Can anyone shed a bit of light as to how the Kafka extension is meant to be used? Is it meant to be used in addition to storing the events in e.g. Axon Server, as opposed to not storing them in an event store and just pushing them to an event bus?

Help would be greatly appreciated.

Hi Filpano,

I do think the extension was originally meant to be used without Axon Server. That doesn’t mean you can’t combine them through. However, that might sometimes create additional complexity.

From what you described it seems like the Kafka messages are not related to any Axon messages. If that is the case, you might use just spring-kafka, and maybe even put them in a seperate service. It depends, if its using Axon Server just for subscription queries, it might be easiest to just configure the components needed for just that.
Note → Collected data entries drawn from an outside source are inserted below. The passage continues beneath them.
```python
SYMBOLS = [
    ("fpm_abi_version", C.c_int, []),
    ("fpm_build_id", C.c_char_p, []),
    ("fpm_last_error", C.c_char_p, []),
    ("fpm_device_count", C.c_int, [C.POINTER(C.c_int)]),
    ("fpm_ctx_create", C.c_int, [C.c_int, C.POINTER(vp)]),
    ("fpm_ctx_destroy", None, [vp]),
    ("fpm_ctx_stream", vp, [vp]),
    ("fpm_stream_create", C.c_int, [vp, C.POINTER(vp)]),
    ("fpm_stream_destroy", C.c_int, [vp, vp]),
    ("fpm_event_create", C.c_int, [vp, C.POINTER(vp)]),
    ("fpm_event_destroy", C.c_int, [vp, vp]),
    ("fpm_event_record", C.c_int, [vp, vp, vp]),
    ("fpm_stream_wait_event", C.c_int, [vp, vp, vp]),
    ("fpm_ctx_synchronize", C.c_int, [vp]),
    ("fpm_ctx_warm", C.c_int, [vp]),
    ("fpm_malloc", C.c_int, [vp, C.POINTER(vp), C.c_size_t]),
    ("fpm_free", C.c_int, [vp, vp]),
    ("fpm_memcpy_h2d", C.c_int, [vp, vp, vp, C.c_size_t]),
    ("fpm_memcpy_d2h", C.c_int, [vp, vp, vp, C.c_size_t]),
    ("fpm_memcpy_d2d", C.c_int, [vp, vp, vp, C.c_size_t]),
    ("fpm_memset", C.c_int, [vp, vp, C.c_int, C.c_size_t]),
    ("fpm_ctx_set_timing", C.c_int, [vp, C.c_int]),
    ("fpm_ctx_reset_timing", C.c_int, [vp]),
    ("fpm_ctx_kernel_time", C.c_int, [vp, C.c_int, f64p, u64p]),
    ("fpm_ctx_set_dist_mode", C.c_int, [vp, C.c_int]),
    ("fpm_ctx_last_dist_stats", C.c_int, [vp, C.POINTER(C.c_int), u64p, u64p]),
    ("fpm_ctx_last_dist_kernel", C.c_int, [vp, C.POINTER(C.c_int)]),
    ("fpm_ctx_set_probe_half", C.c_int, [vp, C.c_int]),
    ("fpm_ctx_last_dist_probe", C.c_int, [vp, C.POINTER(C.c_int)]),
    ("fpm_ctx_set_index_cut", C.c_int, [vp, C.c_int]),
    ("fpm_ctx_last_index_cut", C.c_int, [vp, C.POINTER(C.c_int), u64p, u64p]),
    ("fpm_sketch_batch", C.c_int, [vp, vp, C.c_char_p, u64p, C.c_uint32, u32p, C.c_uint32,
                                   u64p, u32p]),
    ("fpm_sketch_stage", C.c_int, [vp, vp, C.c_char_p, u64p, C.c_uint32, u32p, C.c_uint32,
                                   C.POINTER(vp)]),
    ("fpm_sketch_run", C.c_int, [vp, vp]),
    ("fpm_sketch_device_output", C.c_int, [vp, C.POINTER(vp), C.POINTER(vp), u32p, u32p]),
    ("fpm_sketch_fetch", C.c_int, [vp, u64p, u32p]),
    ("fpm_sketch_mult", C.c_int, [vp, vp, u32p]),
    ("fpm_sketch_job_set_min_copies", C.c_int, [vp, C.c_uint32]),
    ("fpm_sketch_reads_run", C.c_int, [vp, vp]),
    ("fpm_sketch_reads_fetch", C.c_int, [vp, u64p, u32p, u32p, u64p]),
    ("fpm_sketch_job_reads_rounds", C.c_int, [vp, C.POINTER(C.c_int32), u32p]),
    ("fpm_sketch_job_reads_sampled", C.c_int, [vp, C.POINTER(C.c_int32)]),
    ("fpm_merge_small_spills", C.c_int, [vp, u64p]),
    ("fpm_sketch_job_info", C.c_int, [vp, u64p, u64p, u64p]),
    ("fpm_sketch_job_redo_tiles", C.c_int, [vp, C.POINTER(C.c_int32)]),
    ("fpm_sketch_job_short_groups", C.c_int, [vp, C.POINTER(C.c_int32)]),
    ("fpm_sketch_job_sample_short", C.c_int, [vp, C.POINTER(C.c_int32)]),
    ("fpm_sketch_job_plan", C.c_int, [vp, vp]),
    ("fpm_sketch_job_free", None, [vp]),
    ("fpm_fp_hash_lines", C.c_int, [vp, u64p, u64p, C.c_uint64, C.c_uint32, C.c_uint32, vp]),
    ("fpm_fp_hash_lines_dev", C.c_int, [vp, vp, vp, C.c_uint64, C.c_uint32, C.c_uint32, vp,
                                        vp]),
    ("fpm_fp_text_stage", C.c_int, [vp, C.c_char_p, C.c_uint64, C.c_uint64, C.c_uint32,
                                    C.c_uint32, C.POINTER(vp), u64p]),
    ("fpm_fp_text_fetch", C.c_int, [vp, u64p, u32p, u32p, vp, u8p]),
    ("fpm_fp_text_refs", C.c_int, [vp, C.c_uint64, u64p, u64p, u64p, u32p, u64p]),
    ("fpm_fp_text_free", None, [vp]),
    ("fpm_fp_text_limits", None, [u32p, u32p, u32p]),
    ("fpm_compare_grid", C.c_int, [vp, vp, u32p, C.c_uint64, C.c_uint32, vp, u32p, C.c_uint64,
                                   C.c_uint32, C.c_uint32, C.c_uint32, u32p, u32p]),
    ("fpm_compare_grid_dev", C.c_int, [vp, vp, vp, C.c_uint64, C.c_uint32, vp, vp, C.c_uint64,
                                       C.c_uint32, C.c_uint32, C.c_uint32, vp, vp, vp]),
    ("fpm_dist_finalize_dev", C.c_int, [vp, vp, vp, vp, vp, C.c_uint32, C.c_uint32, C.c_uint32,
                                        C.c_double, C.c_double, C.c_double, vp, vp, vp, vp]),
    ("fpm_pvalue_batch_dev", C.c_int, [vp, vp, vp, C.c_uint32, vp, vp, C.c_uint64, C.c_uint32,
                                       C.c_double, vp, vp, vp]),
    ("fpm_dist_dev", C.c_int, [vp, vp, vp, vp, C.c_uint64, C.c_uint32, vp, vp, vp, C.c_uint64,
                               C.c_uint32, C.c_uint32, C.c_uint32, C.c_uint32, C.c_double,
                               C.c_double, C.c_double, vp, vp, vp, vp, vp, vp]),
    ("fpm_dist_dev16", C.c_int, [vp, vp, vp, vp, C.c_uint64, C.c_uint32, vp, vp, vp, C.c_uint64,
                                 C.c_uint32, C.c_uint32, C.c_uint32, C.c_uint32, C.c_double,
                                 C.c_double, C.c_double, vp, vp, vp, vp, vp, vp]),
    ("fpm_dist_list_dev", C.c_int, [vp, vp, vp, vp, C.c_uint64, C.c_uint32, vp, vp, vp,
                                    C.c_uint64, C.c_uint32, C.c_uint32, C.c_uint32, C.c_uint32,
                                    C.c_double, C.c_double, C.c_double, vp, vp, vp, vp]),
    ("fpm_dist_list_prefill", C.c_int, [vp, vp, vp, C.c_uint32, C.c_uint32, C.c_uint32, vp]),
    ("fpm_fp_positional_grid", C.c_int, [vp, vp, u32p, C.c_uint64, C.c_uint32, vp, u32p,
                                         C.c_uint64, C.c_uint32, C.c_uint32, C.c_double,
                                         C.c_double, u32p, u32p, f64p, f64p, u8p]),
    ("fpm_dist", C.c_int, [vp, vp, u32p, u64p, C.c_uint64, C.c_uint32, vp, u32p, u64p,
                           C.c_uint64, C.c_uint32, C.c_uint32, C.c_uint32, C.c_uint32,
                           C.c_double, C.c_double, C.c_double, u32p, u32p, f64p, f64p, u8p]),
    ("fpm_contain", C.c_int, [vp, vp, u32p, C.c_uint64, C.c_uint32, vp, u32p, C.c_uint64,
                              C.c_uint32, C.c_uint32, u32p, u32p]),
    ("fpm_contain_dev", C.c_int, [vp, vp, vp, C.c_uint64, C.c_uint32, vp, vp, C.c_uint64,
                                  C.c_uint32, C.c_uint32, vp, vp, vp]),
    ("fpm_ctx_set_contain_mode", C.c_int, [vp, C.c_int]),
    ("fpm_ctx_last_contain_kernel", C.c_int, [vp, C.POINTER(C.c_int)]),
    ("fpm_contain_lds_cap", C.c_int, [vp, C.c_uint32, u32p]),
    ("fpm_screen_create", C.c_int, [vp, vp, u32p, C.c_uint64, C.c_uint32, C.c_uint32,
                                    C.c_uint32, C.POINTER(vp)]),
    ("fpm_screen_create_dev", C.c_int, [vp, vp, vp, C.c_uint64, C.c_uint32, C.c_uint32,
                                        C.c_uint32, C.POINTER(vp)]),
    ("fpm_screen_free", None, [vp]),
    ("fpm_screen_add_job", C.c_int, [vp, vp, vp]),
    ("fpm_screen_add_hashes_dev", C.c_int, [vp, vp, C.c_uint64, vp]),
    ("fpm_screen_set_size", C.c_int, [vp, u64p]),
    ("fpm_screen_counts", C.c_int, [vp, u64p, u32p, u64p]),
    ("fpm_screen_rows", C.c_int, [vp, u32p, u32p]),
    ("fpm_screen_rows_winner", C.c_int, [vp, f64p, u64p, u32p, u32p]),
    ("fpm_screen_pvalues", C.c_int, [vp, u32p, C.c_double, f64p]),
    ("fpm_ctx_last_screen_kernel", C.c_int, [vp, C.POINTER(C.c_int)]),
    ("fpm_screen_lds_cap", C.c_int, [vp, u32p]),
    ("fpm_refset_create", C.c_int, [vp, vp, u32p, u64p, C.c_uint64, C.c_uint32, C.c_uint32,
                                    C.c_uint32, C.POINTER(vp)]),
    ("fpm_refset_create_dev", C.c_int, [vp, vp, vp, vp, C.c_uint64, C.c_uint32, C.c_uint32,
                                        C.c_uint32, C.POINTER(vp)]),
    ("fpm_refset_dist_dev", C.c_int, [vp, vp, vp, vp, C.c_uint64, C.c_uint32, C.c_uint32,
                                      C.c_uint32, C.c_uint32, C.c_double, C.c_double, C.c_double,
                                      vp, vp, vp, vp, vp, vp]),
    ("fpm_refset_dist_mirror_dev", C.c_int, [vp, vp, vp, vp, C.c_uint64, C.c_uint32, C.c_uint32,
                                             C.c_uint32, C.c_uint32, C.c_double, C.c_double,
# ... 494 lines not shown
    def stream(self):
        return lib().fpm_ctx_stream(self.h)

    def synchronize(self):
        _check(lib().fpm_ctx_synchronize(self.h))

    def new_stream(self):
        s = vp()
        _check(lib().fpm_stream_create(self.h, C.byref(s)))
        return s.value

    def free_stream(self, s):
        _check(lib().fpm_stream_destroy(self.h, s))

    def new_event(self):
        e = vp()
        _check(lib().fpm_event_create(self.h, C.byref(e)))
        return e.value

    def free_event(self, e):
        _check(lib().fpm_event_destroy(self.h, e))

    def record(self, event, stream):
        _check(lib().fpm_event_record(self.h, event, stream))

    def wait(self, stream, event):
        _check(lib().fpm_stream_wait_event(self.h, stream, event))

    def set_timing(self, on=True):
        _check(lib().fpm_ctx_set_timing(self.h, int(on)))

    def reset_timing(self):
        _check(lib().fpm_ctx_reset_timing(self.h))

    def kernel_time(self, kernel):
        t, n = C.c_double(), C.c_uint64()
        _check(lib().fpm_ctx_kernel_time(self.h, kernel, C.byref(t), C.byref(n)))
        return t.value, n.value

    def merge_small_spills(self):
        v = np.zeros(1, np.uint64)
        _check(lib().fpm_merge_small_spills(self.h, _p(v, u64p)))
        return int(v[0])

    def set_dist_mode(self, mode):
        _check(lib().fpm_ctx_set_dist_mode(self.h, mode))

    def index_rebuilds(self):
        v = C.c_uint64()
        _check(lib().fpm_ctx_index_rebuilds(self.h, C.byref(v)))
        return v.value

    def spec_stats(self):
        h, m = C.c_uint64(), C.c_uint64()
        _check(lib().fpm_ctx_spec_stats(self.h, C.byref(h), C.byref(m)))
        return h.value, m.value

    def last_dist_stats(self):
        sp, ev, ca = C.c_int(), C.c_uint64(), C.c_uint64()
        _check(lib().fpm_ctx_last_dist_stats(self.h, C.byref(sp), C.byref(ev), C.byref(ca)))
        return {"sparse": sp.value, "events": ev.value, "candidates": ca.value}

    def last_dist_kernel(self):
        k = C.c_int()
        _check(lib().fpm_ctx_last_dist_kernel(self.h, C.byref(k)))
        return k.value

    def set_probe_half(self, on=True):
        _check(lib().fpm_ctx_set_probe_half(self.h, int(on)))

    def last_dist_probe(self):
        f = C.c_int()
        _check(lib().fpm_ctx_last_dist_probe(self.h, C.byref(f)))
        return f.value

    def set_index_cut(self, on=True):
        _check(lib().fpm_ctx_set_index_cut(self.h, int(on)))

    def last_index_cut(self):
        c, i, e = C.c_int(), C.c_uint64(), C.c_uint64()
        _check(lib().fpm_ctx_last_index_cut(self.h, C.byref(c), C.byref(i), C.byref(e)))
        return {"cut": bool(c.value), "indexed": i.value, "entries": e.value}

    def sketch(self, params, seqs, groups=None, n_groups=None, counts=False, min_copies=1):
        if min_copies != 1:
            r = self.sketch_reads(params, seqs, groups, n_groups, min_copies)
            return (r["hashes"], r["counts"]) if counts else r["hashes"]
        job = SketchJob(self, params, seqs, groups, n_groups)
        try:
            job.run()
            rows, cnt = job.fetch()
            mult = job.mult() if counts else None
        finally:
            job.free()
        hashes = [rows[i, : cnt[i]].copy() for i in range(len(cnt))]
        if counts:
            return hashes, [mult[i, : cnt[i]].copy() for i in range(len(cnt))]
        return hashes

    def sketch_job(self, params, seqs, groups=None, n_groups=None, min_copies=1):
        return SketchJob(self, params, seqs, groups, n_groups, min_copies)

    @staticmethod
    def _reads_result(job):
        job.run_reads()
        rows, cnt, mult, est = job.fetch_reads()
        rounds, per = job.reads_rounds()
        return {"hashes": [rows[i, : cnt[i]].copy() for i in range(len(cnt))],
                "counts": [mult[i, : cnt[i]].copy() for i in range(len(cnt))],
                "estimate": est.copy(), "rounds": rounds, "group_round": per,
                "sampled": job.reads_sampled()}

    def sketch_reads(self, params, seqs, groups=None, n_groups=None, min_copies=1):
        job = SketchJob(self, params, seqs, groups, n_groups, min_copies)
        try:
            return self._reads_result(job)
        finally:
            job.free()

    def seq_parse(self, files):
        n_seg = len(files)
        ptrs = (C.c_char_p * max(n_seg, 1))(*files)
        lens = np.array([len(f) for f in files] + [0], dtype=np.uint64)
        job, n, q = vp(), C.c_uint64(), C.c_int()
        _check(lib().fpm_seq_parse(self.h, ptrs, _p(lens, u64p), n_seg, C.byref(job),
                                   C.byref(n), C.byref(q)))
        n = n.value
        seg = np.zeros(max(n, 1), np.uint32)
        ho, hl, sl = (np.zeros(max(n, 1), np.uint64) for _ in range(3))
        try:
            _check(lib().fpm_seq_records(job, _p(seg, u32p), _p(ho, u64p), _p(hl, u64p),
                                         _p(sl, u64p)))
        except Exception:
            lib().fpm_seq_free(job)
            raise
        return job.value, {"seg": seg[:n], "hdr_off": ho[:n], "hdr_len": hl[:n],
                           "seq_len": sl[:n]}, bool(q.value)

    def seq_packed(self, seq_job, n_rec=None, cap=None):
        nb = C.c_uint64()
        _check(lib().fpm_seq_packed(seq_job, None, None, 0, C.byref(nb)))
        size = nb.value if cap is None else cap
        out = np.zeros(max(size, 1), np.uint8)
        off = np.zeros(max(nb.value, 1), np.uint64)
        _check(lib().fpm_seq_packed(seq_job, _p(off, u64p), _p(out, u8p), size, C.byref(nb)))
        if n_rec is None:
            n_rec = int(np.count_nonzero(out[:nb.value] == 0))
        return out[:nb.value].tobytes(), off[:n_rec].copy()

    def sketch_seq_job(self, params, seq_job, groups, n_groups):
        g = np.ascontiguousarray(groups, dtype=np.uint32)
        if g.size == 0:
            g = np.zeros(1, np.uint32)
        h = vp()
        _check(lib().fpm_sketch_stage_seq(self.h, C.byref(params), seq_job, _p(g, u32p),
                                          n_groups, C.byref(h)))
        job = SketchJob.__new__(SketchJob)
        job.ctx, job.params, job.n_groups, job.h, job._keep = self, params, n_groups, h.value, None
        return job

    def sketch_seq(self, params, seq_job, groups, n_groups, counts=False, min_copies=1):
        job = self.sketch_seq_job(params, seq_job, groups, n_groups)
        if min_copies != 1:
            try:
                job.set_min_copies(min_copies)
                r = self._reads_result(job)
# ... 362 lines not shown
```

If they are related, than an example might help. This project add Kafka integration both ways by adding three things. The kafka-legacy producer is just a simulation of some external app sending messages to Kafka. The kafka-legacy-consumer will consume those messages and turn them into commands wich go to axon server. The kafka-event-emitter will publish some of the events from Axon Server to Kafka.

I hope the example helps. I think the main problem resides in Kafka not being capable of being an EventStorageEngine so you still get the one from Axon Server.